Я сужаю глаза. Он слишком взрослый для средней школы и от него пахнет кожей, сигаретами и пивом. Интересно, откуда она знает его?
— Хай, — говорю я нерешительно.
— Давно не видел тебя в округе в последнее время. Думал, ты выйдешь в субботу, — он пристально смотрит на меня и не совсем дружелюбно. И это мне не нравится.
— Я была очень занята, — говорю я сухо. Я хочу уйти.
Краем глаза я вижу, что Лейла выходит из уборной.
— Итак, я должна вернуться к своей учёбе, — говорю я.
Он следит за моим взглядом и кивает.
— Я понял. Ну, надеюсь, ты придёшь в клуб в ближайшее время. Я скучаю по танцам с тобой, — он подмигивает мне и уходит. Моя кожа сползает.
— Кто это был? — спрашивает Лейла с любопытством, откинувшись в кресле.
— Без понятия, — отвечаю я честно. — Пойдём отсюда.
Как только мы спускаемся по улице Телеграф, она берёт мою руку в свою.
— Я так рада, что мы смогли поболтать сегодня, — я удивлена внезапной физической близостью, но расслабляюсь в ней. Я знаю, что это не моя жизнь, но я так одинока и хочу быть искренней с Лейлой. Она добрая и любит своих друзей.
— Я тоже, — говорю я.
Глава 18
На следующее утро у Брайана ранняя тренировка, поэтому в машине только я и Ной. Я сижу на переднем сидении и чувствую себя неловко, смотря прямо вперёд и не зная, куда подевать свои руки. Ной притих, под глазами у него тёмные круги. Он не включает музыку, а я не знаю, сердится ли он или просто забыл; когда мы подъезжаем к школе, он не делает ни малейшего движения выйти. Я наклоняюсь за рюкзаком и уже берусь за ручку дверцы, когда он говорит:
— Моего отца уволили, и он снова начал пить. Я думаю уехать к матери.

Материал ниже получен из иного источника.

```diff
@@ -348,10 +423,11 @@
     p.tiles_n = (p.N + 255) / 256;
     p.group_m = g_group_m;
     const dim3 grid((unsigned)(p.tiles_m * p.tiles_n)), block(F8_NTHR);
-    if (epi == YUME_EPI_RESID) hipLaunchKernelGGL(gemm_f8_mx_kernel<YUME_EPI_RESID>, grid, block, 0, st, p, f, e);
-    else hipLaunchKernelGGL(gemm_f8_mx_kernel<YUME_EPI_F32>, grid, block, 0, st, p, f, e);
+    if (epi == YUME_EPI_RESID) F8_LAUNCH(gemm_f8_mx_kernel, YUME_EPI_RESID, true);
+    else F8_LAUNCH(gemm_f8_mx_kernel, YUME_EPI_F32, false);
     YUME_CHECK_LAUNCH("gemm_f8_mx");
     return YUME_OK;
 }
-
-}
+#undef F8_LAUNCH
+
+}
```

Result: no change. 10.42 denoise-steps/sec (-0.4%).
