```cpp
extern "C" int ug_hip_selftest_dxt_encode(unsigned *mismatches, ug_hip_stream_t stream)
{
        if (!mismatches) return UG_HIP_EINVAL;
        unsigned *dev = nullptr;
        UG_HIP_TRY(hipMalloc((void **) &dev, sizeof *dev));
        hipStream_t st = (hipStream_t) stream;
        hipError_t err = hipMemsetAsync(dev, 0, sizeof *dev, st);
        if (err == hipSuccess) {
                hipLaunchKernelGGL(selftest_div14_kernel, dim3((0x3f800000u >> 8) + 1), dim3(256), 0, st, dev);
                err = hipGetLastError();
        }
        if (err == hipSuccess) err = hipMemcpyAsync(mismatches, dev, sizeof *dev, hipMemcpyDeviceToHost, st);
        if (err == hipSuccess) err = hipStreamSynchronize(st);
        (void) hipFree(dev);
        if (err != hipSuccess) {
                ug::set_last_error(err, "ug_hip_selftest_dxt_encode");
                return UG_HIP_ERUNTIME;
        }
        return UG_HIP_SUCCESS;
}
```

### ultragrid_amd/lib.py

```python
from __future__ import annotations

import ctypes as C
import os

_HERE = os.path.dirname(os.path.abspath(__file__))
LIB_PATH = os.environ.get("UG_MI355X_LIB") or os.path.join(_HERE, "libug_mi355x.so")

PF_NONE, PF_RGBA, PF_UYVY, PF_YUYV, PF_RGB, PF_BGR, PF_V210, PF_RG48, PF_YUV444, PF_UYVY_RAW, PF_I420 = range(11)
PF_R10K, PF_R12L, PF_Y216, PF_Y416, PF_VUYA, PF_DVS10 = range(11, 17)
PF_UYVY_GL = 17
PF_NAMES = {"RGBA": PF_RGBA, "UYVY": PF_UYVY, "YUYV": PF_YUYV, "RGB": PF_RGB, "BGR": PF_BGR, "v210": PF_V210,
            "RG48": PF_RG48, "YUV444": PF_YUV444, "UYVY_RAW": PF_UYVY_RAW, "R10k": PF_R10K, "R12L": PF_R12L, "Y216": PF_Y216,
            "Y416": PF_Y416, "VUYA": PF_VUYA, "DVS10": PF_DVS10}
DXT1, DXT1_YUV, DXT5_YCOCG = 1, 2, 6
TIES_EVEN, TIES_AWAY = 0, 1
JPEG_CS_ASIS, JPEG_CS_RGB, JPEG_CS_YCBCR_BT601, JPEG_CS_YCBCR_BT601_256LVLS, JPEG_CS_YCBCR_BT709 = 0, 1, 2, 3, 4
JPEG_NONINTERLEAVED = 1
JPEG_INPUT_UYVY = 2
JPEG_INPUT_RGB = 4
COPY_NO_WAIT, COPY_NO_JOIN = 1, 2
ABI_VERSION = 5

SUCCESS, EINVAL, EUNSUPP, ERUNTIME = 0, -1, -2, -3

# ... 29 lines not shown
    "ug_hip_device_numa_node": (_i, [_i, C.POINTER(_i)]),
    "ug_hip_bind_thread_to_device": (_i, [_i, C.POINTER(_i)]),
    "ug_hip_numa_node_of_pci": (_i, [C.c_char_p, C.c_char_p, C.POINTER(_i)]),
    "ug_hip_bind_thread_to_numa_node": (_i, [_i, C.c_char_p, C.POINTER(_i)]),
    "ug_hip_time_dxt_encode": (_i, [_i, _i, _vp, _vp, _i, _i, _i, _i, _sz, _sz, _i, _vp, C.POINTER(C.c_float)]),
    "ug_hip_dxt_encode": (_i, [_i, _i, _vp, _vp, _i, _i, _i, _vp]),
    "ug_hip_dxt_encode_batch": (_i, [_i, _i, _vp, _vp, _i, _i, _i, _i, _sz, _sz, _vp]),
    "ug_hip_dxt_encode_batch_ex": (_i, [_i, _i, _vp, _vp, _i, _i, _i, _i, _sz, _sz, _i, _vp]),
    "ug_hip_dxt_size": (_sz, [_i, _i, _i]),
    "ug_hip_rgb_to_dxt1": (_i, [_vp, _vp, _i, _i, _vp]),
    "ug_hip_yuv_to_dxt1": (_i, [_vp, _vp, _i, _i, _vp]),
    "ug_hip_rgb_to_dxt6": (_i, [_vp, _vp, _i, _i, _vp]),
    "ug_hip_yuv_to_dxt6": (_i, [_vp, _vp, _i, _i, _vp]),
    "ug_hip_yuv422_to_yuv444": (_i, [_vp, _vp, _i, _vp]),
    "ug_hip_dxt_decode": (_i, [_i, _i, _vp, _vp, _i, _i, _i, _i, _i, _i, _vp]),
    "ug_hip_dxt_decode_ex": (_i, [_i, _i, _vp, _vp, _i, _i, _i, _i, _i, _i, _i, _vp]),
    "ug_hip_pixfmt_supported": (_i, [_i, _i]),
    "ug_hip_pixfmt_convert": (_i, [_i, _i, _vp, _vp, _i, _i, _i, _i, _i, _i, _i, _vp]),
    "ug_hip_pixfmt_convert_batch": (_i, [_i, _i, _vp, _vp, _i, _i, _i, _i, _i, _i, _i, _i, _sz, _sz, _vp]),
    "ug_hip_linesize": (_i, [_i, _i]),
    "ug_hip_deinterlace_blend": (_i, [_vp, _sz, _i, _vp]),
    "ug_hip_deinterlace_blend_batch": (_i, [_vp, _sz, _i, _i, _sz, _vp]),
    "ug_hip_uyvy_to_i420": (_i, [_vp, _i, _vp, _i, _vp, _i, _vp, _i, _i, _i, _vp]),
    "ug_hip_v210_to_p010le": (_i, [_vp, _i, _vp, _i, _vp, _i, _i, _i, _vp]),
    "ug_hip_yuv420p_to_uyvy": (_i, [_vp, _i, _vp, _i, _vp, _i, _vp, _i, _i, _i, _vp]),
    "ug_hip_yuv422p_to_uyvy": (_i, [_vp, _i, _vp, _i, _vp, _i, _vp, _i, _i, _i, _vp]),
    "ug_hip_yuv422p10le_to_v210": (_i, [_vp, _i, _vp, _i, _vp, _i, _vp, _i, _i, _i, _vp]),
    "ug_hip_uyvy_to_i422": (_i, [_vp, _i, _vp, _i, _vp, _i, _vp, _i, _i, _i, _vp]),
    "ug_hip_selftest_dxt_decode": (_i, [C.POINTER(C.c_uint), _vp]),
    "ug_hip_dxt_decode_debug": (_i, [_i, _vp]),
    "ug_hip_selftest_dxt_encode": (_i, [C.POINTER(C.c_uint), _vp]),
    "ug_hip_dxt_encode_stats": (_i, [C.POINTER(C.c_ulonglong), _i]),
    "ug_hip_dxt_encode_stats_ex": (_i, [C.POINTER(C.c_ulonglong), _i, _i]),
    "ug_hip_ldgm_stats": (_i, [_vp, C.POINTER(_i), C.POINTER(_i), C.POINTER(_i)]),
    "ug_hip_ldgm_create": (_i, [_i, _i, _i, _vp, _i, C.POINTER(_vp)]),
    "ug_hip_ldgm_destroy": (None, [_vp]),
    "ug_hip_ldgm_encode": (_i, [_vp, _vp, _i, _vp]),
    "ug_hip_ldgm_decode": (_i, [_vp, _vp, _i, _vp, _vp, C.POINTER(_i), _vp]),
    "ug_hip_ldgm_encode_host": (_i, [_vp, _vp, _i, _vp]),
    "ug_hip_ldgm_decode_host": (_i, [_vp, _vp, _i, _vp, _vp, C.POINTER(_i), _vp]),
    "ug_hip_uyvy_to_nv12": (_i, [_vp, _i, _vp, _i, _vp, _i, _i, _i, _vp]),
    "ug_hip_pixfmt_best": (_i, [_i, C.POINTER(_i), C.POINTER(_i)]),
    "ug_hip_pixfmt_line_func": (_i, [C.c_char_p, _vp, _vp, _i, _i, _i, _i, _i, _i, _i, _i, _vp]),
    "ug_hip_from_planar": (_i, [C.c_char_p, _vp, _vp]),
    "ug_hip_to_planar": (_i, [C.c_char_p, _vp, _vp]),
    "ug_hip_from_planar_supported": (_i, [C.c_char_p]),
    "ug_hip_to_planar_supported": (_i, [C.c_char_p]),
    "ug_hip_uv_to_av": (_i, [C.c_char_p, C.c_char_p, _vp, _vp, _vp]),
    "ug_hip_av_to_uv": (_i, [C.c_char_p, C.c_char_p, _vp, _i, _vp, C.POINTER(_i), _vp]),
    "ug_hip_uv_to_av_supported": (_i, [C.c_char_p, C.c_char_p]),
    "ug_hip_av_to_uv_supported": (_i, [C.c_char_p, C.c_char_p]),
    "ug_hip_color_coeffs": (_i, [_i, _i, C.POINTER(_i)]),
    "ug_hip_compute_color_coeffs": (_i, [C.c_double, C.c_double, _i, C.POINTER(_i)]),
    "ug_hip_jpeg_qtable": (None, [_i, _i, _vp]),
    "ug_hip_jpeg_divisors": (None, [_vp, _vp]),
    "ug_hip_jpeg_fdct_quant_plane": (_i, [_vp, _i, _i, _i, _i, _i, _vp, _vp, _vp, _vp]),
    "ug_hip_uyvy_to_jpeg420_coeffs": (_i, [_vp, _i, _i, _i, _vp, _vp, _vp, _vp, _vp]),
    "ug_hip_uyvy_to_jpeg422_coeffs": (_i, [_vp, _i, _i, _i, _vp, _vp, _vp, _vp, _vp]),
    "ug_hip_uyvy_to_jpeg42x_coeffs_batch": (_i, [_i, _vp, _i, _i, _i, _vp, _vp, _vp, _vp, _i, _sz, _sz, _sz, _vp]),
    "ug_hip_jpeg_encoder_create": (_i, [_i, _i, _i, _i, C.POINTER(_vp)]),
    "ug_hip_jpeg_encoder_create_sub": (_i, [_i, _i, _i, _i, _i, C.POINTER(_vp)]),
    "ug_hip_jpeg_encoder_create_ex": (_i, [_i, _i, _i, _i, _i, _i, _i, C.POINTER(_vp)]),
    "ug_hip_jpeg_colour_matrix": (_i, [_i, _i, C.POINTER(C.c_float)]),
    "ug_hip_jpeg_colour_convert": (_i, [_i, _i, _i, _vp, _i, _vp, _i, _i, _i, _vp]),
    "ug_hip_jpeg_encoder_destroy": (None, [_vp]),
    "ug_hip_jpeg_encoder_max_size": (_sz, [_vp]),
# ... 75 lines not shown
```

Before: 960,600.

## Derive DXT5-YCoCg chroma box from even pixels with certified fallback to full box

For the paired DXT5-YCoCg path, the colour conversion defers the Co/Cg offset and scale on odd pixels, and the chroma bounding box, diagonal and scale are computed from the eight even pixels only. A certification mask checks margins on the covariance sign, the scale thresholds and endpoint rounding ties. Any wave with an uncertain lane finishes the odd pixels and recomputes the full sixteen-pixel box, diagonal and endpoints, and the later exact paths also finalise the odd pixels on demand. The wave counters are also sharded into strided slots to reduce atomic contention. This cuts min/max and FMA work in the common case, at the cost of extra branches, register pressure and a correctness dependence on the tolerance constants.

```diff
diff --git a/include/ug_mi355x.h b/include/ug_mi355x.h
--- a/include/ug_mi355x.h
+++ b/include/ug_mi355x.h
@@ -117,6 +117,7 @@
 int ug_hip_selftest_dxt_encode(unsigned *mismatches, ug_hip_stream_t stream);
 int ug_hip_dxt_encode_stats(unsigned long long full_form_waves[2], int reset);
 int ug_hip_dxt_encode_stats_ex(unsigned long long *counts, int n, int reset);
+int ug_hip_dxt_encode_stats_box(unsigned long long *waves, int reset);
 typedef struct ug_hip_ldgm ug_hip_ldgm;
 int ug_hip_ldgm_stats(const ug_hip_ldgm *s, int *launches, int *copies, int *levels);
 
diff --git a/ultragrid_amd/csrc/dxt_encode.hip b/ultragrid_amd/csrc/dxt_encode.hip
--- a/ultragrid_amd/csrc/dxt_encode.hip
+++ b/ultragrid_amd/csrc/dxt_encode.hip
@@ -1,4 +1,5 @@
 #include "ug_common.h"
+#include <type_traits>
 
 #ifndef UG_DXT_TBUF
 #define UG_DXT_TBUF 1
@@ -110,6 +111,10 @@
 #ifndef UG_DXT_PAIR_LINEAR
 #define UG_DXT_PAIR_LINEAR 1
 #endif
+#ifndef UG_DXT_PAIR_BOX
+#define UG_DXT_PAIR_BOX 1
+#endif
+[[maybe_unused]] constexpr float kBoxTie = 1.2e-6f, kBoxScale = 2e-6f, kBoxSpread = 4e-6f;
 [[maybe_unused]] constexpr float kIndexBias = 8388608.0f;
 [[maybe_unused]] constexpr uint32_t kIndexBits = 0x4b000000u;
 constexpr uint32_t index_bias_sum(int fields, int shift)
@@ -118,6 +123,23 @@
         for (int n = 0; n < fields && n * shift < 32; n++) s += kIndexBits << (n * shift);
         return s;
 }
+constexpr int kPairSlots = 256, kPairSlotStride = 16;
+constexpr int kWaveCounter = kPairSlots * kPairSlotStride;
+__device__ __forceinline__ void count_wave(unsigned long long *counter)
+{
+        if ((int) threadIdx.x == __builtin_amdgcn_readfirstlane((int) threadIdx.x)) {
+                const uint32_t slot = ((blockIdx.x + 17u * blockIdx.y + 101u * blockIdx.z) * 4u + (uint32_t) __builtin_amdgcn_readfirstlane((int) threadIdx.y)) & (kPairSlots - 1);
+                atomicAdd(&counter[slot * kPairSlotStride], 1ull);
+        }
+}
+#if UG_DXT_PAIR_BOX
+__device__ unsigned long long g_full_form_waves[2][kWaveCounter];
+__device__ __forceinline__ void count_full_form(int which) { count_wave(g_full_form_waves[which]); }
+__device__ unsigned long long g_exact_cov_waves[kWaveCounter];
+__device__ __forceinline__ void count_exact_cov() { count_wave(g_exact_cov_waves); }
+__device__ unsigned long long g_exact_pair_waves[kWaveCounter];
+__device__ __forceinline__ void count_exact_pair() { count_wave(g_exact_pair_waves); }
+#else
 __device__ unsigned long long g_full_form_waves[2];
 __device__ __forceinline__ void count_full_form(int which)
 {
@@ -132,7 +154,6 @@
                 atomicAdd(&g_exact_cov_waves, 1ull);
         }
 }
-constexpr int kPairSlots = 256, kPairSlotStride = 16;
 __device__ unsigned long long g_exact_pair_waves[kPairSlots * kPairSlotStride];
 __device__ __forceinline__ void count_exact_pair()
 {
@@ -141,6 +162,9 @@
                 atomicAdd(&g_exact_pair_waves[slot * kPairSlotStride], 1ull);
         }
 }
+#endif
+__device__ unsigned long long g_box_waves[kWaveCounter];
+[[maybe_unused]] __device__ __forceinline__ void count_box() { count_wave(g_box_waves); }
 struct IndexTables {
         float *alpha;
         float4 *colour;
@@ -500,24 +524,90 @@
 __device__ __forceinline__ uint4 encode_dxt5ycocg(Px16 &p, const IndexTables &tab)
 {
         constexpr bool kFold = UG_DXT_POW2_FOLD;
+        constexpr bool kBox = PAIRS && UG_DXT_PAIR_BOX && UG_DXT_PAIR_COV && UG_DXT_PAIR_ZONE && UG_DXT_PAIR_LINEAR && UG_DXT_FAST_INDEX;
 #pragma unroll
         for (int i = 0; i < 16; i++) {
                 const float r = p.a[i], g = p.b[i], b = p.c[i];
                 const float t = __builtin_fmaf(g, 2.0f, r);
                 p.a[i] = kFold ? t + b : (t + b) * 0.25f;
-                p.b[i] = __builtin_fmaf(r - b, 0.5f, kOffset);
-                p.c[i] = __builtin_fmaf(__builtin_fmaf(g, 2.0f, -r) - b, 0.25f, kOffset);
+                if (!kBox || i % 2 == 0) {
+                        p.b[i] = __builtin_fmaf(r - b, 0.5f, kOffset);
+                        p.c[i] = __builtin_fmaf(__builtin_fmaf(g, 2.0f, -r) - b, 0.25f, kOffset);
+                } else {
+                        p.b[i] = r - b;
+                        p.c[i] = __builtin_fmaf(g, 2.0f, -r) - b;
+                }
         }
         float *Y = p.a, *Co = p.b, *Cg = p.c;
+        [[maybe_unused]] bool have_odd = !kBox;
+        [[maybe_unused]] auto need_odd = [&]() {
+                if constexpr (kBox) {
+                        if (!have_odd) {
+#pragma unroll
+                                for (int i = 1; i < 16; i += 2) {
+                                        Co[i] = __builtin_fmaf(Co[i], 0.5f, kOffset);
+                                        Cg[i] = __builtin_fmaf(Cg[i], 0.25f, kOffset);
+                                }
+                                have_odd = true;
+                        }
+                }
+        };
 
         float mnY = Y[0], mxY = Y[0], mnCo = Co[0], mxCo = Co[0], mnCg = Cg[0], mxCg = Cg[0];
 #pragma unroll
         for (int i = 1; i < 16; i++) {
                 mnY = fminf(mnY, Y[i]);    mxY = fmaxf(mxY, Y[i]);
-                mnCo = fminf(mnCo, Co[i]); mxCo = fmaxf(mxCo, Co[i]);
-                mnCg = fminf(mnCg, Cg[i]); mxCg = fmaxf(mxCg, Cg[i]);
-        }
-
+                if (!kBox || i % 2 == 0) {
+                        mnCo = fminf(mnCo, Co[i]); mxCo = fmaxf(mxCo, Co[i]);
+                        mnCg = fminf(mnCg, Cg[i]); mxCg = fmaxf(mxCg, Cg[i]);
+                }
+        }
+
+        if constexpr (kBox) {
+                asm volatile("" : "+v"(mnY), "+v"(mxY));
+        }
+
+        [[maybe_unused]] lanemask_t box_certain = LANEMASK(true);
+        [[maybe_unused]] lanemask_t luma_flat_certain = 0;
+        [[maybe_unused]] float loCg = mnCg, hiCg = mxCg;
+        [[maybe_unused]] auto pair_diagonal = [&](auto on_even_box) {
+                if constexpr (kBox) {
+                        constexpr bool kEvenBox = decltype(on_even_box)::value;
+                        const float midx = (mxCo + mnCo) * 0.5f, midy = (mxCg + mnCg) * 0.5f;
+                        const float hx = mxCo - mnCo, hy = mxCg - mnCg;
+                        float rough = 0.0f;
+#pragma unroll
+                        for (int i = 0; i < 16; i += 2) {
+                                rough = __builtin_fmaf(Co[i] - midx, Cg[i] - midy, rough);
+                        }
+                        bool swap;
+                        if constexpr (kEvenBox) {
+                                const lanemask_t decided = LANEMASK(fabsf(rough) > 0.5e-5f * __builtin_fmaf(hx, hy, hx + hy));
+                                box_certain = decided & LANEMASK(fminf(hx, hy) > kBoxSpread);
+                                luma_flat_certain = LANEMASK(mnY == mxY) & (decided | LANEMASK(hx * hy == 0.0f));
+                                swap = rough < 0.0f;
+                        } else {
+                                const lanemask_t certain = LANEMASK(fabsf(rough) > 0.5e-5f * __builtin_fmaf(hx, hy, hx + hy)) | LANEMASK(hx * hy == 0.0f);
+                                if (__builtin_expect(certain == LANEMASK(true), 1)) {
+                                        swap = rough < 0.0f;
+                                } else {
+                                        float mx = midx, my = midy;
+                                        asm volatile("; exact covariance" : "+v"(mx), "+v"(my) :: "memory");
+                                        count_exact_cov();
+                                        float cov = 0.0f;
+#pragma unroll
+                                        for (int i = 0; i < 16; i++) {
+                                                const float tx = Co[i] - mx, ty = Cg[i] - my;
+                                                cov = cov + tx * ty;
+                                        }
+                                        swap = cov < 0.0f;
+                                }
+                        }
+                        if (swap) {
+                                const float t = mxCg; mxCg = mnCg; mnCg = t;
+                        }
+                }
+        };
         if constexpr (!(PAIRS && UG_DXT_PAIR_COV)) {
                 const float midx = (mxCo + mnCo) * 0.5f, midy = (mxCg + mnCg) * 0.5f;
                 float cov = 0.0f;
@@ -530,71 +620,136 @@
                         const float t = mxCg; mxCg = mnCg; mnCg = t;
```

Его руки всё ещё лежат на руле, будто он хочет уехать.
— Ной, — шепчу я. Через открытые окна я слышу звонок, зовущий нас в класс, но не двигаюсь. — Прости.
— Я ненавижу быть там.
Я чувствую, что он смотрит на меня, и поворачиваюсь к нему лицом, снова поражаясь глубине его голубых глаз. Он выглядит так, будто плакал. Я не знаю, что сказать. Мне в голову даже не приходило, что у него дома какие-то проблемы, — Ной всегда выглядит таким спокойным. Но теперь, когда я думаю об этом, примечаю подсказки. Он хорошо играет, но притворяется другим, не собой, как и я.

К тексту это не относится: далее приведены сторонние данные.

static int trace_frame(rfx_renderer *r, FramePlan &pl, const uint32_t *rd, float *d_rgb, uint32_t *d_argb,
                       uint64_t *d_counters)
{
  int rc;
  FrameParams &P = pl.P;
  const hipStream_t st = pl.st;
  P.img = d_rgb;
  P.argb = d_argb;
  const bool small = r->dev.n_sph <= 32 && r->dev.n_tri <= 32;
  const bool plain = P.ss == 1 && !P.additive && !P.accumulate;
  const int park_after = r->park_after < 0 ? (small ? 0 : RFX_PARK_AFTER) : r->park_after;
  const bool park = park_after > 0 && plain && !d_counters && P.depth > park_after && P.grid_rows && !pl.split;
  const bool sort_queue = park && r->queue_sort;
  if (park)
  {
    if (pl.traces > r->queue_cap)
    {
      (void)hipFree(r->d_queue); (void)hipFree(r->d_qkey); (void)hipFree(r->d_qorder);
      r->d_queue = nullptr;
      r->d_qkey = r->d_qorder = nullptr;
      r->queue_cap = 0;
      HIP_CHECK(hipMalloc(&r->d_queue, pl.traces * sizeof(QRay)));
      HIP_CHECK(hipMalloc(&r->d_qkey, pl.traces * sizeof(uint32_t)));
      HIP_CHECK(hipMalloc(&r->d_qorder, pl.traces * sizeof(uint32_t)));
      r->queue_cap = pl.traces;
    }
    const size_t qwords = 2 + kQueueBuckets;
    if (!r->d_qctr) HIP_CHECK(hipMalloc(&r->d_qctr, qwords * sizeof(uint32_t)));
    HIP_CHECK(hipMemsetAsync(r->d_qctr, 0, (sort_queue ? qwords : 2) * sizeof(uint32_t), st));
    P.queue = r->d_queue;
    P.queue_count = r->d_qctr;
    P.queue_next = r->d_qctr + 1;
    P.park_after = park_after;
    if (sort_queue)
    {
      P.queue_key = r->d_qkey;
      P.queue_order = r->d_qorder;
    }
  }
  P.rd_state = pl.band ? rd - pl.band_lo : rd;
  P.counters = (unsigned long long *)d_counters;
  const bool sched = P.grid_rows && r->tile_mode && !d_counters && P.ss >= 0 && !pl.split &&
                     (r->tile_mode != 1 || trace_tiles(P) >= RFX_TILE_ORDER_MIN_TILES);
  uint64_t key = 0;
  bool record = false;
  if (sched && (rc = tile_schedule(r, P, st, key, record)) != RFX_OK) return rc;
  const bool chunks = RFX_PRIM_CHUNKS && RFX_PRIM_LANES && small && trace_chunks(P);
  if (chunks && pl.split && !d_counters && P.grid_rows && r->prim_mode)
  {
    const int sd = pl.split_side;
    const size_t nwords = (size_t)trace_tiles(P) * kPrimWords;
    if (nwords > r->split_mask_cap[sd])
    {
      (void)hipFree(r->d_split_mask[sd]);
      r->d_split_mask[sd] = nullptr;
      r->split_mask_cap[sd] = 0;
      HIP_CHECK(hipMalloc(&r->d_split_mask[sd], nwords * sizeof(uint64_t)));
      r->split_mask_cap[sd] = nwords;
    }
    HIP_CHECK(launch_prim_cull(r->dev, P, r->d_split_mask[sd], st));
    P.prim_mask = r->d_split_mask[sd];
    P.prim_shadow = 0;
  }
  else if (((small && (plain || (RFX_PRIM_LANES && (trace_lanes(P) || chunks)) || (RFX_PRIM_SSAA && P.ss >= 1)) &&
             !park) ||
            (RFX_PRIM_LARGE && !small && plain)) &&
           !d_counters && P.grid_rows && r->prim_mode && !pl.split)
  {
    struct Key { float cam[15]; uint32_t W, H, grid_rows, row0, row_block, rank, nranks; int32_t depth, ss, additive;
                 uint64_t p_begin, p_end, gen; } k;
    memset(&k, 0, sizeof(k));
    const float cam[15] = {P.eye_x, P.eye_y, P.eye_z, P.v11, P.v12, P.v13, P.v21, P.v22, P.v23,
                           P.v31, P.v32, P.v33, P.rz, P.wh, P.hh};
    memcpy(k.cam, cam, sizeof(cam));
    k.W = P.W; k.H = P.H; k.grid_rows = P.grid_rows; k.row0 = P.row0; k.row_block = P.row_block; k.rank = P.rank;
    k.nranks = P.nranks; k.depth = P.depth > 0 ? 1 : 0; k.p_begin = P.p_begin; k.p_end = P.p_end; k.gen = r->scene_gen;
    k.ss = P.ss; k.additive = P.additive ? 1 : 0;
    const size_t nwords = trace_tiles(P) * (small ? kPrimWords : kPrimLargeWords);
    std::vector<uint8_t> kb((const uint8_t *)&k, (const uint8_t *)&k + sizeof(k));
    if (nwords > r->prim_cap)
    {
      (void)hipFree(r->d_prim_mask);
      r->d_prim_mask = nullptr;
      r->prim_cap = 0;
      HIP_CHECK(hipMalloc(&r->d_prim_mask, nwords * sizeof(uint64_t)));
      r->prim_cap = nwords;
      r->prim_key.clear();
      r->prim_seen.clear();
    }
    if (r->prim_mode == 2 || kb != r->prim_key)
    {
      const bool repeat = kb == r->prim_seen;
      r->prim_seen = kb;
      r->prim_key.clear();
      if (repeat || r->prim_mode == 2 || chunks)
      {
        HIP_CHECK(launch_prim_cull(r->dev, P, r->d_prim_mask, st));
        r->prim_key = kb;
      }
    }
    if (!r->prim_key.empty())
    {
      P.prim_mask = r->d_prim_mask;
      P.prim_shadow = P.additive || chunks ? 0 : 1;
    }
  }
  if (P.grid_rows) HIP_CHECK(launch_trace(r->dev, P, d_counters != nullptr, st));
  r->bounce_form = 0;
  if (park)
  {
    const uint64_t waves = (pl.traces + 63) / 64;
    const uint32_t groups = (uint32_t)std::min<uint64_t>((waves + 1) / 2, (uint64_t)r->cus * RFX_BOUNCE_GROUPS_PER_CU);
    const int cfg = 1 | (r->dev.n_light > 32 ? 2 : 0) | (small ? 4 : 0) | (r->dev.n_pln ? 8 : 0) |
                    (RFX_ONE_LIGHT && r->dev.n_light == 1 ? 32 : 0) |
                    (RFX_TRI_BVH && r->dev.tri_bvh ? 64 : 0);
    if (sort_queue) HIP_CHECK(launch_queue_sort(r->d_qctr, r->d_qkey, r->d_qctr + 2, r->d_qorder, st));
    const uint32_t lgroups = (uint32_t)std::min<uint64_t>((waves + kLdsBvhWaves - 1) / kLdsBvhWaves, (uint64_t)r->cus);
    r->bounce_form = 2;
    if (small || !lds_bvh_fits(r->dev.n_bvh) || launch_bounce_lds(cfg, lgroups, r->dev, P, st) != hipSuccess)
    {
      (void)hipGetLastError();
      launch_bounce(cfg, dim3(groups), r->dev, P, st);
      r->bounce_form = 1;
    }
    HIP_CHECK(hipGetLastError());
  }
  if (record)
  {
#if RFX_TILE_SORT_MAIN
    HIP_CHECK(launch_tile_order(r->d_tile_cost, trace_tiles(P), r->d_tile_order, r->d_tile_scratch, st));
    HIP_CHECK(hipEventRecord(r->tile_join, st));
    r->tile_waited = st;
#else
    HIP_CHECK(hipEventRecord(r->tile_fork, st));
    HIP_CHECK(hipStreamWaitEvent(r->tile_stream, r->tile_fork, 0));
    HIP_CHECK(launch_tile_order(r->d_tile_cost, trace_tiles(P), r->d_tile_order, r->d_tile_scratch, r->tile_stream));
    HIP_CHECK(hipEventRecord(r->tile_join, r->tile_stream));
    r->tile_waited = nullptr;
#endif
    r->tile_pending = true;
    r->tile_n = trace_tiles(P);
    r->tile_key = key;
  }
  if ((rc = timing_event(r, st)) != RFX_OK) return rc;
  if (P.additive)
    r->jitter_seed = lcg_jump(r->jitter_seed, 2ull * (P.p_end - P.p_begin));
  return RFX_OK;
}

Повинуясь импульсу, я беру его за руку. Он не убирает её.
— Я не буду говорить тебе, чтобы ты не грустил, — говорю я. — И если ты не хочешь идти домой, приходи ко мне. Я уверена, родители не будут возражать.
Он сжимает мою руку. Мы просто сидим там ещё несколько минут и затем идём на биологию. Опаздываем. Не думаю, что учитель это даже замечает: он не отворачивается от доски, когда мы заходим. Но, тем не менее, это видит кое-кто другой: я чувствую взгляд Николь на своём затылке. Заметно, что он ей нравится. Интересно, она ему тоже нравится? Она красивая. Я качаю головой. Почему меня волнует, кто нравится Ною?
На ланче я сижу во главе стола в секретной комнате. Николь отсутствует. Я склоняюсь к тому, что причина в нашем с Ноем совместном появлении, но не уверена до конца.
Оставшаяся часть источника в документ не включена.